On Mallya, he says: “He is a nice likeable guy, and a good friend. He’s flamboyant and made mistakes. The film exaggerates my dislike for him.” (In the film, Surya turns down an offer made by a flashy character who embodies Mallya and even calls him an imbecile). However, Gopinath claims the merger helped his investors make a lot of money.
But, why does India still not have a viable low-cost airline? Gopinath replies, “Technically, that may be right. But the concept of low-cost fares lives on today. After Air Deccan started the ₹1 pricing to break the class barrier, it was meant to trigger a consumer shift in behaviour. And create a tectonic shift away from trains. We have achieved that. If you book early enough today, you can get a ticket to Delhi for ₹4,500 to ₹5,000 from Chennai or Bengaluru. Earlier, every ticket was priced at nothing less than ₹12,500 to ₹13,000.”

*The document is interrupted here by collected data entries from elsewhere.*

extern "C" int gdkvm_bias_act(const void* x, const float* bias, const void* residual, void* y,
                              size_t rows, int C, int relu, int io_dtype, void* stream)
{
    if (C <= 0) return gdkvm_fail(GDKVM_ERR_SHAPE, "bias_act: C=%d", C);
    if (io_dtype != GDKVM_F32 && io_dtype != GDKVM_BF16) return gdkvm_fail(GDKVM_ERR_DTYPE, "bias_act: io_dtype=%d", io_dtype);
    const int V = io_dtype == GDKVM_F32 ? 4 : 8;
    if (C % V) return gdkvm_fail(GDKVM_ERR_SHAPE, "bias_act: C=%d must be a multiple of %d", C, V);
    if (rows == 0) return GDKVM_OK;
    if (!x || !bias || !y) return gdkvm_fail(GDKVM_ERR_ARG, "bias_act: null pointer");
    if (!gdkvm_aligned16(x) || !gdkvm_aligned16(y) || !gdkvm_aligned16(bias) || (residual && !gdkvm_aligned16(residual)))
        return gdkvm_fail(GDKVM_ERR_ARG, "bias_act: pointers must be 16-byte aligned");
    if (int rc = gdkvm_check_device()) return rc;
    const size_t nvec = rows * (size_t)C / V;
    size_t blocks = (nvec + 255) / 256;
    if (blocks > 256 * 8) blocks = 256 * 8;
    hipStream_t st = static_cast<hipStream_t>(stream);
    const bool fixed = (blocks * 256) % (size_t)(C / V) == 0;
#define GDKVM_BA(IO, FX) hipLaunchKernelGGL((bias_act_kernel<IO, FX>), dim3((unsigned)blocks), dim3(256), 0, st, x, bias, residual, y, nvec, C, relu)
    if (io_dtype == GDKVM_F32) { if (fixed) GDKVM_BA(GDKVM_F32, true); else GDKVM_BA(GDKVM_F32, false); }
    else { if (fixed) GDKVM_BA(GDKVM_BF16, true); else GDKVM_BA(GDKVM_BF16, false); }
#undef GDKVM_BA
    GDKVM_LAUNCH_CHECK("bias_act_kernel");
    return GDKVM_OK;
}

namespace {

__device__ __forceinline__ void unpack8(const uint4& a, float (&v)[8])
{
    const unsigned w[4] = {a.x, a.y, a.z, a.w};
#pragma unroll
    for (int j = 0; j < 4; ++j) { v[2 * j] = __uint_as_float(w[j] << 16); v[2 * j + 1] = __uint_as_float(w[j] & 0xffff0000u); }
}

__global__ __launch_bounds__(256) void upsample_cat_bf16_kernel(const bf16_t* lo, const bf16_t* skip, bf16_t* out,
                                                                int Nimg, int hl, int wl, int H, int W, int C1, int C2,
                                                                float sy, float sx, float inv_c1n, float inv_c2n, float inv_h)
{
    auto qdiv = [](int n, float inv) { return (int)(((float)n + 0.5f) * inv); };
    const int C = C1 + C2, c1n = C1 / 8, c2n = C2 / 8, n1 = W * c1n, n2 = W * c2n, tid = threadIdx.x;
    constexpr int MAXV = 2;
    const bool exact2x = H == 2 * hl && W == 2 * wl;
    for (int row = blockIdx.x; row < Nimg * H; row += gridDim.x) {
        const int n = qdiv(row, inv_h), y = row - n * H;
        const float fy = fmaxf(sy * ((float)y + 0.5f) - 0.5f, 0.f);
        const int y0 = (int)fy, y1 = min(y0 + 1, hl - 1);
        const float ly = fy - (float)y0, hy = 1.f - ly;
        const bf16_t* lo0 = lo + ((size_t)n * hl + y0) * wl * C1;
        const bf16_t* lo1 = lo + ((size_t)n * hl + y1) * wl * C1;
        const bf16_t* sk = skip + (size_t)row * W * C2;
        bf16_t* orow = out + (size_t)row * W * C;
        uint4 cp[MAXV];
#pragma unroll
        for (int u = 0; u < MAXV; ++u) cp[u] = n2 ? *reinterpret_cast<const uint4*>(sk + min(u * 256 + tid, n2 - 1) * 8) : make_uint4(0u, 0u, 0u, 0u);
        if (exact2x) {
            const int nu = (wl + 1) * c1n;
            for (int u0 = 0; u0 < nu; u0 += 256) {
                const int u = min(u0 + tid, nu - 1);
                const int jq = qdiv(u, inv_c1n), c = (u - jq * c1n) * 8, jp = jq - 1;
                const int x0 = max(jp, 0), x1 = min(jp + 1, wl - 1);
                const uint4 t00 = *reinterpret_cast<const uint4*>(lo0 + x0 * C1 + c), t01 = *reinterpret_cast<const uint4*>(lo0 + x1 * C1 + c);
                const uint4 t10 = *reinterpret_cast<const uint4*>(lo1 + x0 * C1 + c), t11 = *reinterpret_cast<const uint4*>(lo1 + x1 * C1 + c);
                if (u0 + tid >= nu) continue;
                float a[8], b[8], cc[8], d[8];
                unpack8(t00, a); unpack8(t01, b); unpack8(t10, cc); unpack8(t11, d);
#pragma unroll
                for (int e = 0; e < 2; ++e) {
                    const int x = 2 * jp + 1 + e;
                    if (x < 0 || x >= W) continue;
                    const float lx = e ? 0.75f : 0.25f, hx = 1.f - lx;
                    unsigned r[4];
#pragma unroll
                    for (int q = 0; q < 4; ++q) {
                        const float v0 = hy * (hx * a[2 * q] + lx * b[2 * q]) + ly * (hx * cc[2 * q] + lx * d[2 * q]);
                        const float v1 = hy * (hx * a[2 * q + 1] + lx * b[2 * q + 1]) + ly * (hx * cc[2 * q + 1] + lx * d[2 * q + 1]);
                        r[q] = (unsigned)f32_to_bf16(v0) | ((unsigned)f32_to_bf16(v1) << 16);
                    }
                    *reinterpret_cast<uint4*>(orow + x * C + c) = make_uint4(r[0], r[1], r[2], r[3]);
                }
            }
        } else
        for (int j0 = 0; j0 < n1; j0 += MAXV * 256) {
            uint4 t[MAXV][4];
            float lx[MAXV];
            int oidx[MAXV];
#pragma unroll
            for (int u = 0; u < MAXV; ++u) {
                const int j = min(j0 + u * 256 + tid, n1 - 1);
                const int x = qdiv(j, inv_c1n), c = (j - x * c1n) * 8;
                const float fx = fmaxf(sx * ((float)x + 0.5f) - 0.5f, 0.f);
                const int x0 = (int)fx, x1 = min(x0 + 1, wl - 1);
                lx[u] = fx - (float)x0;
                oidx[u] = x * C + c;
                t[u][0] = *reinterpret_cast<const uint4*>(lo0 + x0 * C1 + c);
                t[u][1] = *reinterpret_cast<const uint4*>(lo0 + x1 * C1 + c);
                t[u][2] = *reinterpret_cast<const uint4*>(lo1 + x0 * C1 + c);
                t[u][3] = *reinterpret_cast<const uint4*>(lo1 + x1 * C1 + c);
            }
#pragma unroll
            for (int u = 0; u < MAXV; ++u) {
                if (j0 + u * 256 + tid >= n1) continue;
                const float hx = 1.f - lx[u];
                float a[8], b[8], cc[8], d[8];
                unpack8(t[u][0], a); unpack8(t[u][1], b); unpack8(t[u][2], cc); unpack8(t[u][3], d);
                unsigned r[4];
#pragma unroll
                for (int q = 0; q < 4; ++q) {
                    const float v0 = hy * (hx * a[2 * q] + lx[u] * b[2 * q]) + ly * (hx * cc[2 * q] + lx[u] * d[2 * q]);
                    const float v1 = hy * (hx * a[2 * q + 1] + lx[u] * b[2 * q + 1]) + ly * (hx * cc[2 * q + 1] + lx[u] * d[2 * q + 1]);
                    r[q] = (unsigned)f32_to_bf16(v0) | ((unsigned)f32_to_bf16(v1) << 16);
                }
                *reinterpret_cast<uint4*>(orow + oidx[u]) = make_uint4(r[0], r[1], r[2], r[3]);
            }
        }
#pragma unroll
        for (int u = 0; u < MAXV; ++u) {
            const int jc = u * 256 + tid;
            if (jc < n2) {
                const int x = qdiv(jc, inv_c2n);
                *reinterpret_cast<uint4*>(orow + x * C + C1 + (jc - x * c2n) * 8) = cp[u];
            }
        }
        for (int jc = MAXV * 256 + tid; jc < n2; jc += 256) {
            const int x = qdiv(jc, inv_c2n);
            *reinterpret_cast<uint4*>(orow + x * C + C1 + (jc - x * c2n) * 8) = *reinterpret_cast<const uint4*>(sk + jc * 8);
        }
    }
}

__global__ __launch_bounds__(256) void upsample_cat_bf16_2x_kernel(const bf16_t* lo, const bf16_t* skip, bf16_t* out,
                                                                   int Nimg, int hl, int wl, int C1, int C2, float inv_c1n, float inv_c2n, float inv_hp)
{
    auto qdiv = [](int n, float inv) { return (int)(((float)n + 0.5f) * inv); };
    const int H = 2 * hl, W = 2 * wl, C = C1 + C2, c1n = C1 / 8, c2n = C2 / 8, n2 = W * c2n, tid = threadIdx.x;
    const int nu = (wl + 1) * c1n, hp = hl + 1;
    for (int rp = blockIdx.x; rp < Nimg * hp; rp += gridDim.x) {
        const int n = qdiv(rp, inv_hp), ip = rp - n * hp - 1;
        const int r0 = max(ip, 0), r1 = min(ip + 1, hl - 1);
        const bf16_t* lo0 = lo + ((size_t)n * hl + r0) * wl * C1;
        const bf16_t* lo1 = lo + ((size_t)n * hl + r1) * wl * C1;
        constexpr int MAXV = 2;
        uint4 cp[2][MAXV];
#pragma unroll
        for (int ey = 0; ey < 2; ++ey) {
            const int y = min(max(2 * ip + 1 + ey, 0), H - 1);
            const bf16_t* sk = skip + ((size_t)n * H + y) * W * C2;
#pragma unroll
            for (int u = 0; u < MAXV; ++u) cp[ey][u] = n2 ? *reinterpret_cast<const uint4*>(sk + min(u * 256 + tid, n2 - 1) * 8) : make_uint4(0u, 0u, 0u, 0u);
        }
        for (int u0 = 0; u0 < nu; u0 += 256) {
            const int u = min(u0 + tid, nu - 1);
            const int jq = qdiv(u, inv_c1n), c = (u - jq * c1n) * 8, jp = jq - 1;
            const int x0 = max(jp, 0), x1 = min(jp + 1, wl - 1);
            const uint4 t00 = *reinterpret_cast<const uint4*>(lo0 + x0 * C1 + c), t01 = *reinterpret_cast<const uint4*>(lo0 + x1 * C1 + c);
            const uint4 t10 = *reinterpret_cast<const uint4*>(lo1 + x0 * C1 + c), t11 = *reinterpret_cast<const uint4*>(lo1 + x1 * C1 + c);
            if (u0 + tid >= nu) continue;
            float a[8], b[8], cc[8], d[8];
            unpack8(t00, a); unpack8(t01, b); unpack8(t10, cc); unpack8(t11, d);
#pragma unroll
            for (int ey = 0; ey < 2; ++ey) {
                const int y = 2 * ip + 1 + ey;
                if (y < 0 || y >= H) continue;
                const float fy = fmaxf(0.5f * ((float)y + 0.5f) - 0.5f, 0.f);
                const float ly = fy - (float)(int)fy, hy = 1.f - ly;
                bf16_t* orow = out + ((size_t)n * H + y) * W * C;
#pragma unroll
                for (int e = 0; e < 2; ++e) {
                    const int x = 2 * jp + 1 + e;
                    if (x < 0 || x >= W) continue;
                    const float lx = e ? 0.75f : 0.25f, hx = 1.f - lx;
                    unsigned r[4];
#pragma unroll
                    for (int q = 0; q < 4; ++q) {
                        const float v0 = hy * (hx * a[2 * q] + lx * b[2 * q]) + ly * (hx * cc[2 * q] + lx * d[2 * q]);
                        const float v1 = hy * (hx * a[2 * q + 1] + lx * b[2 * q + 1]) + ly * (hx * cc[2 * q + 1] + lx * d[2 * q + 1]);
                        r[q] = (unsigned)f32_to_bf16(v0) | ((unsigned)f32_to_bf16(v1) << 16);
                    }
                    *reinterpret_cast<uint4*>(orow + x * C + c) = make_uint4(r[0], r[1], r[2], r[3]);
                }
            }
        }
#pragma unroll
        for (int ey = 0; ey < 2; ++ey) {
            const int y = 2 * ip + 1 + ey;
            if (y < 0 || y >= H) continue;
            bf16_t* orow = out + ((size_t)n * H + y) * W * C;
            const bf16_t* sk = skip + ((size_t)n * H + y) * W * C2;
#pragma unroll
            for (int u = 0; u < MAXV; ++u) {
                const int jc = u * 256 + tid;
                if (jc < n2) {
                    const int x = qdiv(jc, inv_c2n);
                    *reinterpret_cast<uint4*>(orow + x * C + C1 + (jc - x * c2n) * 8) = cp[ey][u];
                }
            }
            for (int jc = MAXV * 256 + tid; jc < n2; jc += 256) {
                const int x = qdiv(jc, inv_c2n);
                *reinterpret_cast<uint4*>(orow + x * C + C1 + (jc - x * c2n) * 8) = *reinterpret_cast<const uint4*>(sk + jc * 8);
            }
        }
    }
}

He disagrees that airlines in India are losing money and folding up. “Before the COVID-19 pandemic, Indigo, which runs a good operation, was making a profit. It may not be an ultra-low cost model but they have shown it is possible for an airline to make money. It is not easy to build an airline with 250 aircraft. But, they have huge cash reserves of ₹15,000 crore, and a market cap at ₹50,000 crore,” he says.
Gopinath’s second attempt to revive Air Deccan under the government’s UDAN (Ude Desh ka Aam Naagrik) scheme, has also come a cropper after COVID. They were in partnership with companies in Gujarat and Orissa but it has been difficult to restart after government shut down the services, he admits.
“The smaller the aircraft, the higher is the cost of operation per seat, and if you get bigger aircraft, you need more passengers and bigger airports,” he says, acknowledging that a viable, regional air connectivity model does not seem feasible right now. His Deccan Charters air taxi venture, however, continues to be active.
Before he had rolled out his airline, he had fought in the 1971 Bangladesh war. Also, Gopinath was highly successful in sericulture farming, winning the Rolex award; has run an agricultural consultancy and even a Udupi Hotel!
He had started a helicopter company before Air Deccan. “This is not in the film which is good enough that it shows my roller-coaster ride of not giving up, he says.
On the question of the identity of an insecure airline owner, played by Paresh Rawal, who troubles Surya (Gopinath’s character) to the extent of even tampering with his aircraft, he refuses to comment.
He says, “In my book, I clearly mention who my competitors were and the politicians around at that time. (The only private airlines operating that time were Naresh Goyal’s Jet Airways and Sahara.) Largely, there were forces opposing me and the incidents may not have happened like in the film. But almost like a scene in the film, one of our aircraft coming from France was sent back midway to delay our launch.”
Gopinath has also dabbled in politics and stood for elections. However, he says, it requires a certain mental make-up and a different kind of obsession which he did not have.
Will Air Deccan fly again? “Never say never, the dream is still there,” says this irrepressible serial entrepreneur.